# Vintage Bianchi SuperLeggera Restoration Post 3 of 3 Picture Heavy



## pete2528ca (Jun 17, 2011)

...and Finally...

Built, ready to ride:









And one last one just for fun:



Thanks for looking!


----------



## Touch0Gray (May 29, 2003)

Beautiful.....!


----------



## Chombi (Jun 23, 2012)

The original paint did not look too bad on your "before" restoration pics,....why did you decide on doing a complete refinish on it??
Most would have just cleaned and touched up the original paint and replaced the damaged decals as needed to retain as much of the originality of the bike (which many C&V collectors and riders value so much)......
I do say that you did a very good job repainting and redoing the decals on it though....


----------



## Cinelli 82220 (Dec 2, 2010)

Excellent restoration. Those celeste Bianchis are some of the classiest team bikes ever made.


----------



## Kemmelberg (Dec 27, 2005)

Brings back memories, thanks. I had a Super Leggera in high school with chromed lugs. It was the early 80's. That freewheel looks like a little like the greatest freewheel I ever owned: it was a Regina, I want to say a Corsa. The thing looked great and lasted forever. What kind is on your bike?


----------



## Tachycardic (Mar 31, 2013)

A truly beautiful bicycle. What pedals do you intend to put on it?


----------



## pete2528ca (Jun 17, 2011)

The paint was really bad. Problem with the nickel plating is that it was hard for paint to stick. It was flaking off. 

Looking for SR pedals. 

It is a Regina Corsa X freewheel. 

Thanks everyone. I live restoring old Italian steel. Have a Victory Gruppo looking for a frame now.


----------



## Cinelli 82220 (Dec 2, 2010)

pete2528ca said:


> The paint was really bad. Problem with the nickel plating is that it was hard for paint to stick.

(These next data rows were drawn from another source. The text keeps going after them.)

RT_DEV void tracePool(const DevScene& S, float4* pool, bool hasC, bool hasS, uint2* stack, TravCounters& tc)
{
  unsigned char* list = reinterpret_cast<unsigned char*>(pool + 128 * POOL_SLOT_F4);
  const int lane = int(threadIdx.x) & 63;
  const unsigned long long lt = (1ull << lane) - 1ull;
  const unsigned long long mC = __ballot(hasC ? 1 : 0), mS = __ballot(hasS ? 1 : 0);
  const int nC = __popcll(mC), n = nC + __popcll(mS);
  if(n == 0) return;
  if(hasC) list[__popcll(mC & lt)] = (unsigned char)(lane * 2);
  if(hasS) list[nC + __popcll(mS & lt)] = (unsigned char)(lane * 2 + 1);
  waveLdsSync();
  int next = 0, mySlot = 0;
  bool live = false;
  Trav T;
  for(;;) {
    unsigned long long liveMask = __ballot(live ? 1 : 0);
    const unsigned long long idle = ~liveMask;
    if(next < n && idle != 0ull) {
      const int item = next + __popcll(idle & lt);
      if(!live && item < n) {
        mySlot = int(list[item]);
        const float4 a = pool[mySlot * POOL_SLOT_F4], b = pool[mySlot * POOL_SLOT_F4 + 1];
        T.isAny = (mySlot & 1) != 0;
        live = travInit<2>(T, mk3(a.x, a.y, a.z), mk3(a.w, b.x, b.y), b.z, rt_f2u(b.w));
        if(!live) pool[mySlot * POOL_SLOT_F4] = make_float4(T.hit.t, rt_u2f(T.hit.gid), T.hit.u, T.hit.v);
      }
      next = min(n, next + __popcll(idle));
      liveMask = __ballot(live ? 1 : 0);
    }
    if(liveMask == 0ull) {
      if(next >= n) break;
      continue;
    }
    const bool still = travRoundMasked<2>(S, T, live, liveMask, stack, tc);
    if(live && !still) pool[mySlot * POOL_SLOT_F4] = make_float4(T.hit.t, rt_u2f(T.hit.gid), T.hit.u, T.hit.v);
    live = still;
  }
  waveLdsSync();
}

template <int K, bool ANY>
RT_DEV void tracePoolTiles(const DevScene& S, float4* pool, uint32_t have , uint2* stack, TravCounters& tc)
{
  unsigned char* list = reinterpret_cast<unsigned char*>(pool + K * 64 * POOL_SLOT_F4);
  const int lane = int(threadIdx.x) & 63;
  const unsigned long long lt = (1ull << lane) - 1ull;
  int n = 0;
#pragma unroll
  for(int k = 0; k < K; k++) {
    const bool h = (have >> k) & 1u;
    const unsigned long long m = __ballot(h ? 1 : 0);
    if(h) list[n + __popcll(m & lt)] = (unsigned char)(k * 64 + lane);
    n += __popcll(m);
  }
  if(n == 0) return;
  waveLdsSync();
  int next = 0, mySlot = 0;
  bool live = false;
  Trav T;
  for(;;) {
    unsigned long long liveMask = __ballot(live ? 1 : 0);
    const unsigned long long idle = ~liveMask;
    if(next < n && idle != 0ull) {
      const int item = next + __popcll(idle & lt);
      if(!live && item < n) {
        mySlot = int(list[item]);
        const float4 a = pool[mySlot * POOL_SLOT_F4], b = pool[mySlot * POOL_SLOT_F4 + 1];
        live = travInit<ANY>(T, mk3(a.x, a.y, a.z), mk3(a.w, b.x, b.y), b.z, rt_f2u(b.w));
        if(!live) pool[mySlot * POOL_SLOT_F4] = make_float4(T.hit.t, rt_u2f(T.hit.gid), T.hit.u, T.hit.v);
      }
      next = min(n, next + __popcll(idle));
      liveMask = __ballot(live ? 1 : 0);
    }
    if(liveMask == 0ull) {
      if(next >= n) break;
      continue;
    }
    const bool still = travRoundMasked<ANY>(S, T, live, liveMask, stack, tc);
    if(live && !still) pool[mySlot * POOL_SLOT_F4] = make_float4(T.hit.t, rt_u2f(T.hit.gid), T.hit.u, T.hit.v);
    live = still;
  }
  waveLdsSync();
}

#ifndef RT_LAT
#define RT_LAT 0
#endif
#if RT_LAT
constexpr int WIDE_G = 8;
constexpr int WIDE_RAYS = 64 / WIDE_G;
#define RT_DPP_XOR1 0xB1
#define RT_DPP_XOR2 0x4E
#define RT_DPP_HALF_MIRROR 0x141
template <int CTRL> RT_DEV uint32_t dppU(uint32_t v) { return uint32_t(__builtin_amdgcn_update_dpp(0, int(v), CTRL, 0xf, 0xf, true)); }
template <int CTRL> RT_DEV float dppF(float v) { return rt_u2f(dppU<CTRL>(rt_f2u(v))); }
RT_DEV uint32_t groupOr(uint32_t v)
{
  v |= dppU<RT_DPP_XOR1>(v);
  v |= dppU<RT_DPP_XOR2>(v);
  v |= dppU<RT_DPP_HALF_MIRROR>(v);
  return v;
}
struct WideCand { float t; uint32_t gid; float u, v; uint32_t rec; };
template <int CTRL> RT_DEV void candMinStep(WideCand& c)
{
  const float ot = dppF<CTRL>(c.t); const uint32_t og = dppU<CTRL>(c.gid); const float ou = dppF<CTRL>(c.u), ov = dppF<CTRL>(c.v); const uint32_t orc = dppU<CTRL>(c.rec);
  const bool take = ot < c.t || (ot == c.t && og < c.gid);
  c.t = take ? ot : c.t; c.gid = take ? og : c.gid; c.u = take ? ou : c.u; c.v = take ? ov : c.v; c.rec = take ? orc : c.rec;
}
RT_DEV void groupMinCand(WideCand& c) { candMinStep<RT_DPP_XOR1>(c); candMinStep<RT_DPP_XOR2>(c); candMinStep<RT_DPP_HALF_MIRROR>(c); }

RT_DEV uint2 stackPopW(Trav& T, const uint2* stack) { --T.sp; return ldsLoadU2(stack + T.sp * WIDE_RAYS); }
RT_DEV void stackPushW(Trav& T, uint2* stack, uint2 g, int j) { if(j == 0) ldsStoreU2(stack + T.sp * WIDE_RAYS, g); T.sp++; }
RT_DEV uint32_t travNodeSelectW(Trav& T, uint2* stack, int j)
{
  uint2 ngroup = T.ngroup;
  if(ngroup.y <= 0x00FFFFFFu) ngroup = stackPopW(T, stack);
  const uint32_t hits = ngroup.y;
  const uint32_t bit = 31u - uint32_t(__clz(int(hits)));
  ngroup.y &= ~(1u << bit);
  if(ngroup.y > 0x00FFFFFFu) stackPushW(T, stack, ngroup, j);
  const uint32_t slot = (bit - 24u) ^ T.octinv;
  const uint32_t rel = uint32_t(__popc(hits & ~(0xFFFFFFFFu << slot) & 0xFFu));
  T.ngroup.y = 0u;
  return ngroup.x + rel;
}
RT_DEV uint32_t byteOf(uint32_t lo, uint32_t hi, int j) { return ((j < 4 ? lo : hi) >> (8 * (j & 3))) & 0xffu; }
RT_DEV void travNodeTestW(Trav& T, const NodeRegs& N, int j)
{
  const uint4 n0 = N.n0, n1 = N.n1, n2 = N.n2, n3 = N.n3, n4 = N.n4;
  const bool nx = T.d.x < 0.0f, ny = T.d.y < 0.0f, nz = T.d.z < 0.0f;
  const float adjx = rt_u2f((n0.w & 0xffu) << 23) * T.idx;
  const float adjy = rt_u2f(((n0.w >> 8) & 0xffu) << 23) * T.idy;
  const float adjz = rt_u2f(((n0.w >> 16) & 0xffu) << 23) * T.idz;
  const float orgx = (rt_u2f(n0.x) - T.o.x) * T.idx, orgy = (rt_u2f(n0.y) - T.o.y) * T.idy, orgz = (rt_u2f(n0.z) - T.o.z) * T.idz;
  const uint32_t imask = n0.w >> 24;
  const uint32_t meta = byteOf(n1.z, n1.w, j);
  const uint32_t isInner = (meta & (meta << 1)) & 0x10u;
  const uint32_t bitIndex = (meta ^ (isInner ? T.octinv : 0u)) & 0x1Fu;
  const uint32_t childBits = (meta >> 5) & 0x07u;
  const float qlx = float(byteOf(n2.x, n2.y, j)), qly = float(byteOf(n2.z, n2.w, j)), qlz = float(byteOf(n3.x, n3.y, j));
  const float qhx = float(byteOf(n3.z, n3.w, j)), qhy = float(byteOf(n4.x, n4.y, j)), qhz = float(byteOf(n4.z, n4.w, j));
  const float tlx = __builtin_fmaf(nx ? qhx : qlx, adjx, orgx), thx = __builtin_fmaf(nx ? qlx : qhx, adjx, orgx);
  const float tly = __builtin_fmaf(ny ? qhy : qly, adjy, orgy), thy = __builtin_fmaf(ny ? qly : qhy, adjy, orgy);
  const float tlz = __builtin_fmaf(nz ? qhz : qlz, adjz, orgz), thz = __builtin_fmaf(nz ? qlz : qhz, adjz, orgz);
  const float tn = fmaxf(fmaxf(tlx, tly), fmaxf(tlz, 0.0f));
  const float tf = fminf(fminf(thx, thy), fminf(thz, T.hit.t));
  const uint32_t hitmask = groupOr((tn <= tf) ? (childBits << bitIndex) : 0u);
  T.ngroup = make_uint2(n1.x, (hitmask & 0xFF000000u) | imask);
  T.tgroup = make_uint2(n1.y, hitmask & 0x00FFFFFFu);
}
template <int MODE>
RT_DEV void travTriW(const DevScene& S, Trav& T, int j, TravCounters& tc)
{
  const bool ANY = MODE == 2 ? T.isAny : MODE == 1;
  uint32_t rem = T.tgroup.y;
  int mine = -1;
#pragma unroll
  for(int k = 0; k < WIDE_G; k++) {
    if(rem != 0u) {
      const int b = 31 - __clz(int(rem));
      if(k == j) mine = b;
      rem &= ~(1u << b);
    }
  }
  T.tgroup.y = rem;
  WideCand c; c.t = __builtin_huge_valf(); c.gid = 0xffffffffu; c.u = 0.0f; c.v = 0.0f; c.rec = 0xffffffffu;
  bool ok = false;
#if RT_WAVEPROF
#define RT_PH(k) { __builtin_amdgcn_s_waitcnt(0); const uint64_t pn = clock64(); tc.ph[k] += uint32_t(pn - pc); pc = pn; }
  uint64_t pc = clock64(); tc.ph[7]++;
#else
#define RT_PH(k)
#endif
  if(mine >= 0) {
    float t, u, v; uint32_t gid, alphaIdx;
    const uint32_t ti = T.tgroup.x + uint32_t(mine);
    const TriRegs Q = triLoad(S, ti);
    const uint4* ap = reinterpret_cast<const uint4*>(S.alphaByTri + ti);
    AlphaRegs A; A.r0 = gLoadU4(ap); A.r1 = gLoadU4(ap + 1); A.r2 = gLoadU4(ap + 2); A.r3 = gLoadU4(ap + 3);
    RT_PH(0)
    const int s = triCandidateGeom(S, Q, T.o, T.d, ANY, T.tmax, T.hit.t, T.hit.gid, T.seed, t, u, v, gid, alphaIdx, tc);
    ok = s == 1;
    RT_PH(1)
    if(s == 2) {
      const AlphaFetch Fh = alphaAddr(A, u, v, reinterpret_cast<const uint8_t*>(S.alphaRec));
      RT_PH(2)
      uint8_t a00 = 0, a10 = 0, a01 = 0, a11 = 0;
      if(Fh.kind == 1) a00 = gLoadU8(Fh.p00);
      else if(Fh.kind == 2) { a00 = gLoadU8(Fh.p00); a10 = gLoadU8(Fh.p10); a01 = gLoadU8(Fh.p01); a11 = gLoadU8(Fh.p11); }
      RT_PH(3)
      ok = alphaFinish(A, Fh, a00, a10, a01, a11, gid, T.seed);
      RT_PH(4)
    }
    if(ok) { c.t = t; c.gid = gid; c.u = u; c.v = v; c.rec = ti; }
  }
  RT_PH(5)
  groupMinCand(c);
  const bool any = c.t < __builtin_huge_valf();
  if(any && (ANY || c.t < T.hit.t || (c.t == T.hit.t && c.gid < T.hit.gid))) {
    T.hit.t = c.t; T.hit.gid = c.gid; T.hit.u = c.u; T.hit.v = c.v; T.rec = c.rec;
    T.found = true;
    if(ANY) { T.tgroup.y = 0u; T.ngroup.y = 0u; T.sp = 0; }
  }
  RT_PH(6)
#undef RT_PH
  (void)ok;
}
template <int MODE>
RT_DEV bool travRoundW(const DevScene& S, Trav& T, bool live, int j, uint2* stack, TravCounters& tc)
{
  bool wantTri = live && travHasTris(T);
  bool wantNode = live && !wantTri;
  {
    const int nT = __popcll(__ballot(wantTri ? 1 : 0)), nN = __popcll(__ballot(wantNode ? 1 : 0));
    if(nT >= nN) wantNode = false; else wantTri = false;
  }
  if(wantTri) travTriW<MODE>(S, T, j, tc);
#if RT_WAVEPROF
  if(wantNode) {
    __builtin_amdgcn_s_waitcnt(0); const uint64_t q0 = clock64();
    const uint32_t ni = travNodeSelectW(T, stack, j);
    __builtin_amdgcn_s_waitcnt(0); const uint64_t q1 = clock64();
    const NodeRegs N = nodeLoad(S, ni);
    __builtin_amdgcn_s_waitcnt(0); const uint64_t q2 = clock64();
    travNodeTestW(T, N, j);
    const uint64_t q3 = clock64();
    tc.nph[0] += uint32_t(q1 - q0); tc.nph[1] += uint32_t(q2 - q1); tc.nph[2] += uint32_t(q3 - q2); tc.nph[3]++;
  }
#else
  if(wantNode) { const NodeRegs N = nodeLoad(S, travNodeSelectW(T, stack, j)); travNodeTestW(T, N, j); }
#endif
  return live && (travHasTris(T) || travHasNodes(T));
}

We used to call Italian paint "quick release paint". I had a Brooklyn style Gios and the paint flaked off, I had a Guerciotti and the chrome flaked off too. My Cinelli paint is still great though.


----------



## pete2528ca (Jun 17, 2011)

Lol. It's so true


----------



## Richardnew (Jun 2, 2013)

It's just beautiful btw - Who did your paint? 

Richard Newton 
Bianchi Restoration Blog


----------



## pete2528ca (Jun 17, 2011)

I do it all. I have a small restoration company.


----------



## Tachycardic (Mar 31, 2013)

There are some nice SR pedals on the 'Bay, but boy, are they $$$. And some of the nice ones are from Italy, so be careful there...


----------



## stingx (Oct 10, 2013)

Beautiful bike!


----------



## oily666 (Apr 7, 2007)

If someone told me I could have one vintage road bike, this would be my choice. My friend had one and rode it into the ground. Which is to say thousands of Midwest miles in all weather and no rust proofing. I remember it wasn't a bike to ride casually as the rear triangle was stiff, but it was a delight when you hammered it. His was black. I never understood that color choice. 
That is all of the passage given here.